DIRECTIONS - Lines with "allSched" in them are to be located in the listing below and copied.

ENTRIES SHOWN -
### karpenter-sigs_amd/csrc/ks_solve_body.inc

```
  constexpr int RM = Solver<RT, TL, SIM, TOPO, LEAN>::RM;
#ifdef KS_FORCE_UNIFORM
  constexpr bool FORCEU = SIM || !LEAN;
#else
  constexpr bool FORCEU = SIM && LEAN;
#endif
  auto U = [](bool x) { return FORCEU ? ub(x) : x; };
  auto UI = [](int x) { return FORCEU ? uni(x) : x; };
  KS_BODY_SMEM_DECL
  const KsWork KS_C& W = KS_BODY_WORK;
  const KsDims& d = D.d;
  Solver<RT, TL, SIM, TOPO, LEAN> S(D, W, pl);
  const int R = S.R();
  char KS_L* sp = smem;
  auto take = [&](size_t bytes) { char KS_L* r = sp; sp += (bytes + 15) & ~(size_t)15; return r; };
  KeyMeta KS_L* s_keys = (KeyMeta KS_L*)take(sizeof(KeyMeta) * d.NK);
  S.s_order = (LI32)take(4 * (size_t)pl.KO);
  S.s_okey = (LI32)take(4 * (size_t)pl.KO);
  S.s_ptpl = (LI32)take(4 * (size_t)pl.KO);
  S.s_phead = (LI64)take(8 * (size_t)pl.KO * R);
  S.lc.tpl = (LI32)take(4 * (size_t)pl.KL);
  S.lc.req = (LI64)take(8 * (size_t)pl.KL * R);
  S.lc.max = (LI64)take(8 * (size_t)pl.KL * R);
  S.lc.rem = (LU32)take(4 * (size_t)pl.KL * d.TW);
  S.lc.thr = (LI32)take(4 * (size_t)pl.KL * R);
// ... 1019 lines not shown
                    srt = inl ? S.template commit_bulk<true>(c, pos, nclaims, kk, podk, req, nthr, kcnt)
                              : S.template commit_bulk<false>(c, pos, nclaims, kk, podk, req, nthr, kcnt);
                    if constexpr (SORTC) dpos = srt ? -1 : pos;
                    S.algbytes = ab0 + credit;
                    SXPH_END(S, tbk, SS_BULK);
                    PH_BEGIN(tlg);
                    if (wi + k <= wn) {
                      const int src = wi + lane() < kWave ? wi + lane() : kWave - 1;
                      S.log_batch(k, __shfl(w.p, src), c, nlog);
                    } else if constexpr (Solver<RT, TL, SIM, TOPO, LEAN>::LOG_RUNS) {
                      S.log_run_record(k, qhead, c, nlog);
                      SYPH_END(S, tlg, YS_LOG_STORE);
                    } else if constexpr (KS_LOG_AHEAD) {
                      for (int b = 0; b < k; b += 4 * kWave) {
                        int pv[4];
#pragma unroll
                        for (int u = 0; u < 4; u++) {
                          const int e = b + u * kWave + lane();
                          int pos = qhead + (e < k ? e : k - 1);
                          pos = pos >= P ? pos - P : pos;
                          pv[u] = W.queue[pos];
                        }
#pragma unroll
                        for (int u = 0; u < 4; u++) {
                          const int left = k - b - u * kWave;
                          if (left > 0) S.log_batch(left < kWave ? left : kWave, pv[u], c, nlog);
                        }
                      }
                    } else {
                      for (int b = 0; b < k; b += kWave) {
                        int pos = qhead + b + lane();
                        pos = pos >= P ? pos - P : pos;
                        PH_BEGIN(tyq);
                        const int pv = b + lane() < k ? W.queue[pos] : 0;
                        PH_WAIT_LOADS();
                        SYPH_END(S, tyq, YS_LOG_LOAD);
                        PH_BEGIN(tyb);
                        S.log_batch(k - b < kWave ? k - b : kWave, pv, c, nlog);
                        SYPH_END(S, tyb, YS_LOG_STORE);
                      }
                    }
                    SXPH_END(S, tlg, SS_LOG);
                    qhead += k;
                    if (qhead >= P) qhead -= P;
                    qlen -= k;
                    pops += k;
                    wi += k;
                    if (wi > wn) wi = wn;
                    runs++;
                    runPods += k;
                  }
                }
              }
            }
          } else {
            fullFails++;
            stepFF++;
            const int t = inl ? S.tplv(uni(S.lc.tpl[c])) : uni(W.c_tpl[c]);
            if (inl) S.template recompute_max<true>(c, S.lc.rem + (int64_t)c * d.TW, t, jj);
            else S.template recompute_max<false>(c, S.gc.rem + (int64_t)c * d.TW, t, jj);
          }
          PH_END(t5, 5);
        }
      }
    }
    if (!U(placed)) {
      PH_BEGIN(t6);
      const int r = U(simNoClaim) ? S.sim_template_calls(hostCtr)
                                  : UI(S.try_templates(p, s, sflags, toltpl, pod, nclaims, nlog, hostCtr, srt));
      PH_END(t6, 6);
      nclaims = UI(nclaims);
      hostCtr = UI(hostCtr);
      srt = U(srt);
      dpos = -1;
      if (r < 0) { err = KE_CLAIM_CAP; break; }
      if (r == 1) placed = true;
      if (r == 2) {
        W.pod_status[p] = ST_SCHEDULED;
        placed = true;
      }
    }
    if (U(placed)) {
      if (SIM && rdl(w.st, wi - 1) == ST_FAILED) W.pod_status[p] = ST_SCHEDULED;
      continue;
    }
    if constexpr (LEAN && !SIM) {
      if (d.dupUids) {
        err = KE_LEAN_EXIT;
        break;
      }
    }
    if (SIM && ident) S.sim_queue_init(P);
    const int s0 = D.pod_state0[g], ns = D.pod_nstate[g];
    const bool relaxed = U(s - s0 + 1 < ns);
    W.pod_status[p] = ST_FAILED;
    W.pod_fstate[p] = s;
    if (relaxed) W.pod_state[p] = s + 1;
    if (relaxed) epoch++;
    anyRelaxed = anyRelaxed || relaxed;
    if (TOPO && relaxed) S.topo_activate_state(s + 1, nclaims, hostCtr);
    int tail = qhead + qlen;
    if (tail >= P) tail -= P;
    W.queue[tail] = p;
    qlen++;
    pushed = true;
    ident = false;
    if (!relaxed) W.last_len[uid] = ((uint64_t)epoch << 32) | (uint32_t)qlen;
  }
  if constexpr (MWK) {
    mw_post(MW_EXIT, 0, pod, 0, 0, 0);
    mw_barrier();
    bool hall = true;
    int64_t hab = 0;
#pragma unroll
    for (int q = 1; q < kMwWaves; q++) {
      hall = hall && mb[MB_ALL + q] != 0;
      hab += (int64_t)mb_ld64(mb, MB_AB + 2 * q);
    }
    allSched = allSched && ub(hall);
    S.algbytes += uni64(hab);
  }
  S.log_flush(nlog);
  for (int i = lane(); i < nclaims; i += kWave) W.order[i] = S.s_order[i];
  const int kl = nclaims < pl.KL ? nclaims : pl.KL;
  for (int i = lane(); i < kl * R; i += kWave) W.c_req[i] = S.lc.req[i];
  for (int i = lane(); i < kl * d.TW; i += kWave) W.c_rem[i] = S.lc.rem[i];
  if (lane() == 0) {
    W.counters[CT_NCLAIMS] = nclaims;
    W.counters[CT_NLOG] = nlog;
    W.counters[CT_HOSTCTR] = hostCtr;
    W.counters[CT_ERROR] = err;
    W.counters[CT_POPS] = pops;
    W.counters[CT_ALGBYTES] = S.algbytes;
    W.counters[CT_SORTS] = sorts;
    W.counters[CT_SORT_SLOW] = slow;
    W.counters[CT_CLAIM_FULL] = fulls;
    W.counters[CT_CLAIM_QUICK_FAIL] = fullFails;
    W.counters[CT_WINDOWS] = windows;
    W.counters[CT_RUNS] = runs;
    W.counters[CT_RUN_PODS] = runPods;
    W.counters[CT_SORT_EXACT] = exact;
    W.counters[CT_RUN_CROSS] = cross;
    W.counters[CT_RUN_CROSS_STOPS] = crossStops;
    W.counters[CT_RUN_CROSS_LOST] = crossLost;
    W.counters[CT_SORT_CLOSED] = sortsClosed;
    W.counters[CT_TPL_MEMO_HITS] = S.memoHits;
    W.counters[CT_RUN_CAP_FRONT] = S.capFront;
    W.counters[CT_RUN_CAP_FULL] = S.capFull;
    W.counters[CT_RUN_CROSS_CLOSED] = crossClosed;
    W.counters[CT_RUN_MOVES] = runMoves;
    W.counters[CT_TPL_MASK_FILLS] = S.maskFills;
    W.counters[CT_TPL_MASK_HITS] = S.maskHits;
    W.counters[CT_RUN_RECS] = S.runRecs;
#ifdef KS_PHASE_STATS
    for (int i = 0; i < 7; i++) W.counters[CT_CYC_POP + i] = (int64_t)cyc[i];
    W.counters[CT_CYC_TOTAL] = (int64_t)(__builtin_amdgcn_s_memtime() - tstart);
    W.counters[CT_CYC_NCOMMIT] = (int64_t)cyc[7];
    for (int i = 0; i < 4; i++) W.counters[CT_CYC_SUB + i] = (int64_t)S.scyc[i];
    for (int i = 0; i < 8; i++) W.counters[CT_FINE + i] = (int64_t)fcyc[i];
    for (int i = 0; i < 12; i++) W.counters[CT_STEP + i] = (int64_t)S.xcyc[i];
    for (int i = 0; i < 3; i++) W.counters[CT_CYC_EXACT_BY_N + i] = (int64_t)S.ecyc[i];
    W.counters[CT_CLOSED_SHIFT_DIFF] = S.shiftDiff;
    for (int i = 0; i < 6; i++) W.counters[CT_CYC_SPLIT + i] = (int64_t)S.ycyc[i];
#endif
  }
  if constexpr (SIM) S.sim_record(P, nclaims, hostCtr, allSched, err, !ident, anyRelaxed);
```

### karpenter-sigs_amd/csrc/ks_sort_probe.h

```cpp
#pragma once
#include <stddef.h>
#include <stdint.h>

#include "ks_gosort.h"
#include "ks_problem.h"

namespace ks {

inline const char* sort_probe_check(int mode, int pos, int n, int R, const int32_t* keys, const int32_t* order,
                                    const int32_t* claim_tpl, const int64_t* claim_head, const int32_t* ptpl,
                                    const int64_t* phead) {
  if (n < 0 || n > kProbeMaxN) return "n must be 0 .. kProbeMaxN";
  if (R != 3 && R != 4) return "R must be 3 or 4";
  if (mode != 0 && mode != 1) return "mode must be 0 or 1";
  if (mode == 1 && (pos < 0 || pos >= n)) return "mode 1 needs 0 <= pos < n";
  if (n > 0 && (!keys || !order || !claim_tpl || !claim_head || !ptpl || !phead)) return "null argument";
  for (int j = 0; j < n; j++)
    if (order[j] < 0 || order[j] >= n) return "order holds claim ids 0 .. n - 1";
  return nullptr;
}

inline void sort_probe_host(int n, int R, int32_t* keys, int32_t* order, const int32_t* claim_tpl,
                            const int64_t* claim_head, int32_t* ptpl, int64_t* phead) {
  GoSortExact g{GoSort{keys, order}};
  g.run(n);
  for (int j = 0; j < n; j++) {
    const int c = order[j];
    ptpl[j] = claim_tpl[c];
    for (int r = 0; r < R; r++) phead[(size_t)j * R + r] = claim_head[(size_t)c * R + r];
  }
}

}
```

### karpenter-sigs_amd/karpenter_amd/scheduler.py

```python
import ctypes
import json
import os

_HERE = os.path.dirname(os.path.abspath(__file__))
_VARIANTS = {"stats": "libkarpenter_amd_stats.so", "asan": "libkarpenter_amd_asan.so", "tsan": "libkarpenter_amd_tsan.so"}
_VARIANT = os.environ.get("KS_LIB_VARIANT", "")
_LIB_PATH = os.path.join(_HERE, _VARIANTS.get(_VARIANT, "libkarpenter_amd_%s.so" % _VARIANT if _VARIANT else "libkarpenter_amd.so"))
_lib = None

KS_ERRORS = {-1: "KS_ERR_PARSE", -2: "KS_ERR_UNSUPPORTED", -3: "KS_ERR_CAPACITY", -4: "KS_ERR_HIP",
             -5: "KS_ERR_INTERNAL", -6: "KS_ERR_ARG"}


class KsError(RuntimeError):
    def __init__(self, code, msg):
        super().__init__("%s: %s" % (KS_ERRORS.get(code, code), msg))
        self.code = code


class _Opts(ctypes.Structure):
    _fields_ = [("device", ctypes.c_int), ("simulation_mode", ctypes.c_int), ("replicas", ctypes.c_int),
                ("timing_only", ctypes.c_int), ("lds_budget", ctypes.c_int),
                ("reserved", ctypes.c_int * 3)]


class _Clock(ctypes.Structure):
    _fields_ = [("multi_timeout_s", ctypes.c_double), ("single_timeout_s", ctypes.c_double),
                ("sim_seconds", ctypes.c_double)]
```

WRITTEN ANSWER -
    allSched = allSched && ub(hall);
  if constexpr (SIM) S.sim_record(P, nclaims, hostCtr, allSched, err, !ident, anyRelaxed);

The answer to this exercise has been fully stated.